Figure 3. Superimposed Ion Mobility Spectra of racemic mixtures in nitrogen drift gas

The figure shows that racemic mixtures of enantiomers drifted with same mobility in pure nitrogen as drift gas. Mixtures represented in the spectra above are those of valinol, threonine, penicillamine, tryptophan, methyl-α-D-glucopyranoside and atenolol. Each enantiomer was present in the electrospray solution at a mixing ration of 100 ppm. Samples were introduced into IMS from the electrospray at a rate of 3 μL/min. Experiments were repeated three separate times and the average standard deviation of the drift time measurement was 0.04 ms.

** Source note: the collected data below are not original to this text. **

template <bool SAVE, typename V8 = bf16x8, bool PERSIST = false>
__global__ __launch_bounds__(kTileThreads, 2) void edge_x_m16_kernel(const EdgeParams p) {
  static_assert(!(SAVE && OpTraits<V8>::f16), "the training forward keeps bf16 activations");
  static_assert(!(SAVE && PERSIST), "the persistent form is the inference kernel");
  if constexpr (OpTraits<V8>::f16) f16_saturate_mode();
  extern __shared__ __attribute__((aligned(16))) char smem[];
  const Lds L(smem);
  char* s_a1 = smem + kOffLoop;
  float* s_wd = reinterpret_cast<float*>(s_a1 + 2 * kA1);

  const int tid = threadIdx.x, lane = tid & 63;
  const int wave = __builtin_amdgcn_readfirstlane(tid >> 6);
  const int r15 = lane & 15, q4 = lane >> 4;
  const int KP = p.WxP;
  const int nsplit = p.WxP / 512;
  const int NC = KP / kChunkK, KS = KP / 32;
  const rsrc_t rs_tab = make_rsrc(p.table, diag::drop_table_loads(p.dbg) ? 0u : (unsigned)((size_t)p.N * p.TC * 2));
  const rsrc_t rs_w = make_rsrc(p.w2x, diag::drop_weight_loads(p.dbg) ? 0u : (unsigned)((size_t)p.WxP * KP * 2));
  const unsigned offP = 0u, offQ = (unsigned)p.WxP * 2u;
  const unsigned lane16 = lane * 16u;
  const int nunits = PERSIST ? ((p.E + kR - 1) / kR) * nsplit : (int)gridDim.x;
  UnitH uc0, uc1;
  V8 bq[2][4];
  int pf_d0, pf_s0, pf_d1, pf_s1, pf_d, pf_s, pf_r0, pf_r1;
  float pf_x[6];
  auto unit_of = [&](const int bv, int& tile_o, int& half_o) {
    const int jj = xcd_tile(bv, nunits);
    tile_o = jj / nsplit;
    half_o = jj - tile_o * nsplit;
  };
  auto prefetch_indices = [&](const int bv, const int tq) {
    int t, h;
    unit_of(bv, t, h);
    const int ne0 = t * kR, nnv = min(kR, p.E - ne0), br = tq >> 3;
    const bool r0 = br < nnv, r1 = br + 64 < nnv, rt = tq < nnv && tq < kR;
    pf_d0 = r0 ? p.edge_dst[ne0 + br] : 0; pf_s0 = r0 ? p.edge_src[ne0 + br] : 0;
    pf_d1 = r1 ? p.edge_dst[ne0 + br + 64] : 0; pf_s1 = r1 ? p.edge_src[ne0 + br + 64] : 0;
    pf_d = rt ? p.edge_dst[ne0 + tq] : 0; pf_s = rt ? p.edge_src[ne0 + tq] : 0;
  };
  auto prefetch_data = [&](const int bv, const int tq) {
    int t, h;
    unit_of(bv, t, h);
    const unsigned k16 = (unsigned)(tq & 7) * 16u, l16 = (unsigned)(tq & 63) * 16u;
#pragma unroll
    for (int k = 0; k < 3; ++k) { pf_x[k] = p.x[3 * pf_d + k]; pf_x[3 + k] = p.x[3 * pf_s + k]; }
    pf_r0 = p.row_ptr[pf_d]; pf_r1 = p.row_ptr[pf_d + 1];
    unith_load(uc0, rs_tab, (unsigned)pf_d0 * (unsigned)p.TC * 2u + k16, (unsigned)pf_s0 * (unsigned)p.TC * 2u + k16, offP, offQ);
    unith_load(uc1, rs_tab, (unsigned)pf_d1 * (unsigned)p.TC * 2u + k16, (unsigned)pf_s1 * (unsigned)p.TC * 2u + k16, offP, offQ);
    const unsigned nw0 = (unsigned)(h * 32 + wave * 4) * KS * 1024u;
#pragma unroll
    for (int s = 0; s < 2; ++s)
#pragma unroll
      for (int cb = 0; cb < 4; ++cb) bq[s][cb] = ldbuf_v8<V8>(rs_w, l16, nw0 + ((unsigned)cb * KS + s) * 1024u);
  };
  if constexpr (PERSIST) {
    for (int i = tid; i < KP; i += kTileThreads) s_wd[i] = p.wdx[i];
    prefetch_indices(blockIdx.x, tid);
    prefetch_data(blockIdx.x, tid);
  }
  int bv = blockIdx.x;
  do {
  const int j = xcd_tile(bv, nunits);
  const int tile = j / nsplit, half = j - tile * nsplit;
  const int e0 = tile * kR;
  const int nvalid = min(kR, p.E - e0);

  DIAG_STAMP_SETUP(p.stamps + (size_t)wave * 32 * 4);
  DIAG_STAMP(30, 0);
  WG_STAMP(0);
  int tid_p = tid;
  if constexpr (PERSIST) asm volatile("" : "+v"(tid_p));
  const int lane_p = tid_p & 63;
  if constexpr (!PERSIST) {
    prologue_rows(p, L, e0, nvalid, p.wdx, KP, s_wd, tid);
  } else {
    const int tid = tid_p;
    if (tid < kR) {
      const float dx = pf_x[0] - pf_x[3], dy = pf_x[1] - pf_x[4], dz = pf_x[2] - pf_x[5];
      L.dst[tid] = pf_d;
      L.src[tid] = pf_s;
      L.diff[tid] = dx; L.diff[kR + tid] = dy; L.diff[2 * kR + tid] = dz;
      const float nrm = sqrtf(dx * dx + dy * dy + dz * dz);
      L.d2[tid] = nrm * nrm;
      reinterpret_cast<int*>(L.gseg)[tid] = pf_r0;
      reinterpret_cast<int*>(L.gseg)[kR + tid] = pf_r1;
    }
    __syncthreads();
  }
  DIAG_STAMP(30, 1);
  WG_STAMP(1);

  const BuildRows<2> b(p, L, tid, false, diag::drop_table_loads(p.dbg) ? 0u : (unsigned)((size_t)p.N * p.TC * 2),
                       PERSIST ? pf_d0 : L.dst[tid >> 3], PERSIST ? pf_s0 : L.src[tid >> 3], PERSIST ? pf_d1 : L.dst[(tid >> 3) + 64],
                       PERSIST ? pf_s1 : L.src[(tid >> 3) + 64]);
  char* slot0 = s_a1 + (size_t)b.kg * (kR * 16) + (size_t)(b.brow ^ b.kg) * 16;
  char* slot1 = slot0 + 64 * 16;
  const unsigned lds0 = (unsigned)(size_t)(__attribute__((address_space(3))) char*)s_a1;
  const unsigned abase0 = lds0 + (unsigned)q4 * (kR * 16) + (unsigned)(r15 ^ q4) * 16u;
  const unsigned abase1 = lds0 + (unsigned)(4 + q4) * (kR * 16) + (unsigned)(r15 ^ (4 + q4)) * 16u;
  const int cb0 = half * 32 + wave * 4;
  const unsigned w0 = (unsigned)cb0 * KS * 1024u;

  f32x4v acc[8][4];
#pragma unroll
  for (int rb = 0; rb < 8; ++rb)
#pragma unroll
    for (int cb = 0; cb < 4; ++cb)
#pragma unroll
      for (int i = 0; i < 4; ++i) acc[rb][cb][i] = 0.f;

  const rsrc_t rs_s1 = make_rsrc(SAVE ? p.s1_out : nullptr, SAVE ? (unsigned)((size_t)p.E * KP * 2) : 0u);
  const unsigned vs1_0 = (unsigned)(e0 + b.brow) * (unsigned)KP * 2u + (unsigned)b.kg * 16u, vs1_1 = vs1_0 + 64u * (unsigned)KP * 2u;
  auto s1_store = [&](const V8 o0, const V8 o1, const int c) {
    if (half != 0) return;
    if constexpr (diag::kNoS1) return;
    const unsigned soff = __builtin_amdgcn_readfirstlane((unsigned)c * kChunkK * 2u);
    __builtin_amdgcn_raw_buffer_store_b128(__builtin_bit_cast(u32x4, o0), rs_s1, vs1_0, soff, 0);
    __builtin_amdgcn_raw_buffer_store_b128(__builtin_bit_cast(u32x4, o1), rs_s1, vs1_1, soff, 0);
  };
  if constexpr (!PERSIST) {
    unith_load(uc0, b.tab, b.vdst0, b.vsrc0, b.offP, b.offQ);
    unith_load(uc1, b.tab, b.vdst1, b.vsrc1, b.offP, b.offQ);
#pragma unroll
    for (int s = 0; s < 2; ++s)
#pragma unroll
      for (int cb = 0; cb < 4; ++cb) bq[s][cb] = ldbuf_v8<V8>(rs_w, lane16, w0 + ((unsigned)cb * KS + s) * 1024u);
  }
  const int S = prologue_segments<false>(p, L, e0, nvalid, tid_p, lane_p, wave);
  if constexpr (PERSIST) {
    if (tid_p < S) {
      const int* rp = reinterpret_cast<const int*>(L.gseg);
      const int r0 = L.seg_rs[tid_p];
      const bool first = (e0 + r0) == rp[r0], last = (e0 + L.seg_re[tid_p] + 1) == rp[kR + r0];
      L.seg_mode[tid_p] = (first && last) ? 2 : (first ? 1 : 0);
    }
  }
  {
    const V8 o0 = unith_finish<V8>(uc0, s_wd + b.kg * 8, b.d2r0, slot0);
    const V8 o1 = unith_finish<V8>(uc1, s_wd + b.kg * 8, b.d2r1, slot1);
    if constexpr (SAVE) s1_store(o0, o1, 0);
  }
  __syncthreads();

  auto mphase = [&](const int c, const bool last) {
    const unsigned boff = (unsigned)(c & 1) * (unsigned)kA1;
    const unsigned ab0 = abase0 + boff, ab1 = abase1 + boff;
    V8 a[3];
    TILE_LDS_RD(a[0], ab0, 0); TILE_LDS_RD(a[1], ab0, 256); TILE_LDS_RD(a[2], ab0, 512);
#pragma unroll
    for (int s = 0; s < 2; ++s) {
#pragma unroll
      for (int rb = 0; rb < 8; ++rb) {
        const int u = 8 * s + rb;
        if (u <= 13) TILE_LDS_WAIT(2);
        else if (u == 14) TILE_LDS_WAIT(1);
        else TILE_LDS_WAIT(0);
        asm volatile("" : "+v"(a[u % 3]));
#pragma unroll
        for (int cb = 0; cb < 4; ++cb)
          acc[rb][cb] = mfma16(a[u % 3], bq[s][cb], acc[rb][cb]);
#ifdef XM16_PIN
        __builtin_amdgcn_sched_barrier(0);
#endif
        if (u == 0) TILE_LDS_RD(a[0], ab0, 768); if (u == 1) TILE_LDS_RD(a[1], ab0, 1024); if (u == 2) TILE_LDS_RD(a[2], ab0, 1280);
        if (u == 3) TILE_LDS_RD(a[0], ab0, 1536); if (u == 4) TILE_LDS_RD(a[1], ab0, 1792); if (u == 5) TILE_LDS_RD(a[2], ab1, 0);
        if (u == 6) TILE_LDS_RD(a[0], ab1, 256); if (u == 7) TILE_LDS_RD(a[1], ab1, 512); if (u == 8) TILE_LDS_RD(a[2], ab1, 768);
        if (u == 9) TILE_LDS_RD(a[0], ab1, 1024); if (u == 10) TILE_LDS_RD(a[1], ab1, 1280); if (u == 11) TILE_LDS_RD(a[2], ab1, 1536);
        if (u == 12) TILE_LDS_RD(a[0], ab1, 1792);
      }
      if (!last) {
        const unsigned ksn = (unsigned)((c + 1) * 2 + s) * 1024u;
#pragma unroll
        for (int cb = 0; cb < 4; ++cb) bq[s][cb] = ldbuf_v8<V8>(rs_w, lane16, w0 + (unsigned)cb * KS * 1024u + ksn);
      }
    }
  };
  UnitH ua0, ua1;
  auto vload = [&](const int cq) {
    const int c = cq < NC ? cq : NC - 1;
    const unsigned kb = (unsigned)c * kChunkK * 2u;
    unith_load(ua0, b.tab, b.vdst0, b.vsrc0, b.offP + kb, b.offQ + kb);
    unith_load(ua1, b.tab, b.vdst1, b.vsrc1, b.offP + kb, b.offQ + kb);
  };
  auto vfinish = [&](const int c) {
    const size_t nbuf = (size_t)(c & 1) * kA1;
    __builtin_amdgcn_s_setprio(3);
    const V8 o0 = unith_finish<V8>(ua0, s_wd + c * kChunkK + b.kg * 8, b.d2r0, slot0 + nbuf);
    const V8 o1 = unith_finish<V8>(ua1, s_wd + c * kChunkK + b.kg * 8, b.d2r1, slot1 + nbuf);
    __builtin_amdgcn_s_setprio(0);
    if constexpr (SAVE) s1_store(o0, o1, c);
  };
  DIAG_STAMP(30, 2);
  WG_STAMP(2);
  DIAG_RSTAMP(31, 1);
  vload(1);
  if (wave < 4) {
    const int my_mode = (!PERSIST && tid_p < S) ? segment_mode(p, L, e0, tid_p) : 0;
    for (int i = 0; i < NC - 1; ++i) {
      mphase(i, false);
      if (!PERSIST && i == 0 && tid_p < S) L.seg_mode[tid_p] = my_mode;
      vfinish(i + 1);
      vload(i + 2);
      __syncthreads();
    }
  } else {
    for (int i = 0; i < NC - 1; ++i) {
      vfinish(i + 1);
      vload(i + 2);
      __builtin_amdgcn_sched_barrier(0);
      mphase(i, false);
      __syncthreads();
    }
  }
  mphase(NC - 1, true);
  __syncthreads();
  DIAG_STAMP(30, 3);
  WG_STAMP(3);
  DIAG_RSTAMP(31, 2);

  int tid_e = tid;
  if constexpr (PERSIST) asm volatile("" : "+v"(tid_e));
  const int lane_e = tid_e & 63, r15_e = lane_e & 15, q4_e = lane_e >> 4;
  const bool more = PERSIST && bv + (int)gridDim.x < nunits;
  const int bnext = more ? bv + (int)gridDim.x : bv;
  if constexpr (PERSIST) prefetch_indices(bnext, tid_e);
  float part[32];
#pragma unroll
  for (int v = 0; v < 32; ++v) part[v] = 0.f;
  if constexpr (SAVE && !diag::kNoStage) {
#pragma unroll
    for (int cb = 0; cb < 4; ++cb) {
      const float bb = p.b2x[16 * (cb0 + cb) + r15_e];
#pragma unroll
      for (int rb = 0; rb < 8; ++rb)
#pragma unroll
        for (int i = 0; i < 4; ++i) acc[rb][cb][i] = fmaf(acc[rb][cb][i], kNegLog2e, bb);
    }
    typedef __attribute__((ext_vector_type(2))) unsigned u32x2s;
    char* tile = s_a1 + (size_t)wave * (64 * 32);
    const unsigned tile_lds = (unsigned)(size_t)(__attribute__((address_space(3))) char*)tile;
    const int g16 = lane_e >> 4, j16 = lane_e & 15;
    const unsigned rd_addr = tile_lds + (unsigned)((8 * g16 + (j16 >> 2)) * 32 + (j16 & 3) * 8);
    __bf16* tout = static_cast<__bf16*>(p.g_a2_out) + (size_t)e0 * p.WxP + 16 * cb0;
#pragma unroll
    for (int rb = 0; rb < 8; ++rb) {
#pragma unroll
      for (int cb = 0; cb < 4; ++cb) {
        u32x2s w;
        asm("v_cvt_pk_bf16_f32 %0, %1, %2" : "=v"(w.x) : "v"(acc[rb][cb][0]), "v"(acc[rb][cb][1]));
        asm("v_cvt_pk_bf16_f32 %0, %1, %2" : "=v"(w.y) : "v"(acc[rb][cb][2]), "v"(acc[rb][cb][3]));
        *reinterpret_cast<u32x2s*>(tile + (16 * cb + r15_e) * 32 + q4_e * 8) = w;
      }
      __builtin_amdgcn_wave_barrier();
      u32x2s t[2][2];
      asm volatile("s_waitcnt lgkmcnt(0)\n\t"
                   "ds_read_b64_tr_b16 %0, %4 offset:0\n\t"
                   "ds_read_b64_tr_b16 %1, %4 offset:128\n\t"
                   "ds_read_b64_tr_b16 %2, %4 offset:1024\n\t"
                   "ds_read_b64_tr_b16 %3, %4 offset:1152\n\t"
                   "s_waitcnt lgkmcnt(0)"
                   : "=&v"(t[0][0]), "=&v"(t[0][1]), "=&v"(t[1][0]), "=&v"(t[1][1]) : "v"(rd_addr) : "memory");
      if (16 * rb + j16 < nvalid - (diag::kNoT2 ? 1000 : 0)) {
#pragma unroll
        for (int k = 0; k < 2; ++k) {
          const u32x4 o = {t[k][0].x, t[k][0].y, t[k][1].x, t[k][1].y};
          *reinterpret_cast<u32x4*>(tout + (size_t)(16 * rb + j16) * p.WxP + 32 * k + 8 * g16) = o;
        }
      }
      __builtin_amdgcn_wave_barrier();
    }
  }
  typedef __attribute__((ext_vector_type(2))) float f32x2;
#pragma unroll
  for (int cb = 0; cb < 4; ++cb) {
    const int n = 16 * (cb0 + cb) + r15_e;
    const float bb = p.b2x[n], w = p.w3x[n];
    constexpr float kAcc = kNegLog2e / OpTraits<V8>::wscale;
    const f32x2 bb2 = {bb, bb}, w2 = {w, w}, k2 = {kAcc, kAcc}, one2 = {1.0f, 1.0f};
#pragma unroll
    for (int rb = 0; rb < 8; ++rb)
#pragma unroll
      for (int i = 0; i < 4; i += 2) {
        const f32x2 a2 = {acc[rb][cb][i], acc[rb][cb][i + 1]};
        const f32x2 t = SAVE ? a2 : __builtin_elementwise_fma(a2, k2, bb2);
        const f32x2 e = {__builtin_amdgcn_exp2f(t.x), __builtin_amdgcn_exp2f(t.y)};
        const f32x2 d = e + one2;
        const f32x2 rr = {__builtin_amdgcn_rcpf(d.x), __builtin_amdgcn_rcpf(d.y)};
        const f32x2 sv = t * rr;
        f32x2 pp = {part[rb * 4 + i], part[rb * 4 + i + 1]};
        pp = __builtin_elementwise_fma(w2, sv, pp);
        part[rb * 4 + i] = pp.x;
        part[rb * 4 + i + 1] = pp.y;
      }
  }
  WG_STAMP(6);
  if constexpr (PERSIST) prefetch_data(bnext, tid_e);
  {
    float t0, t1;
    butterfly16(part, lane_e, t0, t1);
    const int row = 16 * (r15_e >> 1) + 4 * q4_e + 2 * (r15_e & 1);
    L.part[wave * kR + row] = t0;
    L.part[wave * kR + row + 1] = t1;
  }
  __syncthreads();
  WG_STAMP(7);
  if (tid_e < kR) {
    float v = half == 0 ? p.scal[0] : 0.f;
#pragma unroll
    for (int w = 0; w < 8; ++w) v += L.part[w * kR + tid_e];
    L.val[tid_e] = v;
    if constexpr (SAVE) { if (tid_e < nvalid && p.s_half_out) p.s_half_out[(size_t)half * p.E + e0 + tid_e] = v; }
  }
  __syncthreads();
  WG_STAMP(8);
  coordinate_segment_sums(p, L, S, tile, half, tid_e, lane_e, wave);
  DIAG_STAMP(31, 0);
  WG_STAMP(4);
  WG_STAMP_HW();
  if constexpr (!PERSIST) break;
  if (!more) break;
  bv += (int)gridDim.x;
  __syncthreads();
  } while (true);
}

}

Figure 4. Effect of chirality and flow rate of the modifier on the arrival times of the methionine enantiomers

The figure shows retardation in mobility of methionine enantiomers with increasing concentration of either S-(+)-2-butanol or R-(−)-2-butanol as the chiral modifiers in nitrogen drift gas. Better separation of enantiomers was observed with S-(+)-2-butanol as the chiral modifier (separation factor of 1.01) as compared to R-(−)-2-butanol (separation factor of 1.006). The order of elution of methionine enantiomers was reversed for the two modifiers. Optimal flow rate of the chiral modifier was ~45 μL/hr which corresponded to about 10ppm of chiral modifier in the nitrogen drift gas. Each experiment was repeated three times and the standard deviation of the arrival times varied by ~2%. These error bars are too small to be seen in the Figure.

Figure 5. Gas phase separation of atenolol enantiomers

The upper graph shows the superimposed spectrum of S- and R-atenolol obtained after introduction 10 ppm of S-(+)-2-butanol as the chiral modifier in the inert nitrogen drift gas. The bottom graph demonstrates the separation of the enantiomers from their racemic mixture. An average standard deviation of 0.05 ms in drift times was measured from three separate ion mobility measurements.

Figure 6. Ion mobility spectra illustrating the gas phase separation of tryptophan enantiomers

The upper graph shows the superimposed spectrum of L- and D- tryptophan obtained after introduction of 10 ppm of S-(+)-2-butanol as the chiral modifier in the inert nitrogen drift gas. The bottom graph demonstrates the separation of the enantiomers from their racemic mixture. Experiments were repeated three separate times and the average standard deviation of the drift time measurement was 0.05 ms.

Figure 7. Ion mobility spectra illustrating the gas phase separation of sodium adduct of D- and L-Methyl-α-glucopyranoside enantiomers

The upper graph shows the superimposed spectrum of D- and L-Methyl-α-glucopyranoside enantiomers obtained after introduction of 10 ppm of S-(+)-2-butanol as the chiral modifier in the inert nitrogen drift gas. The bottom graph demonstrates the separation of the enantiomers from their racemic mixture. An average standard deviation of 0.07 ms in drift time was measured from triplicate ion mobility-measurements.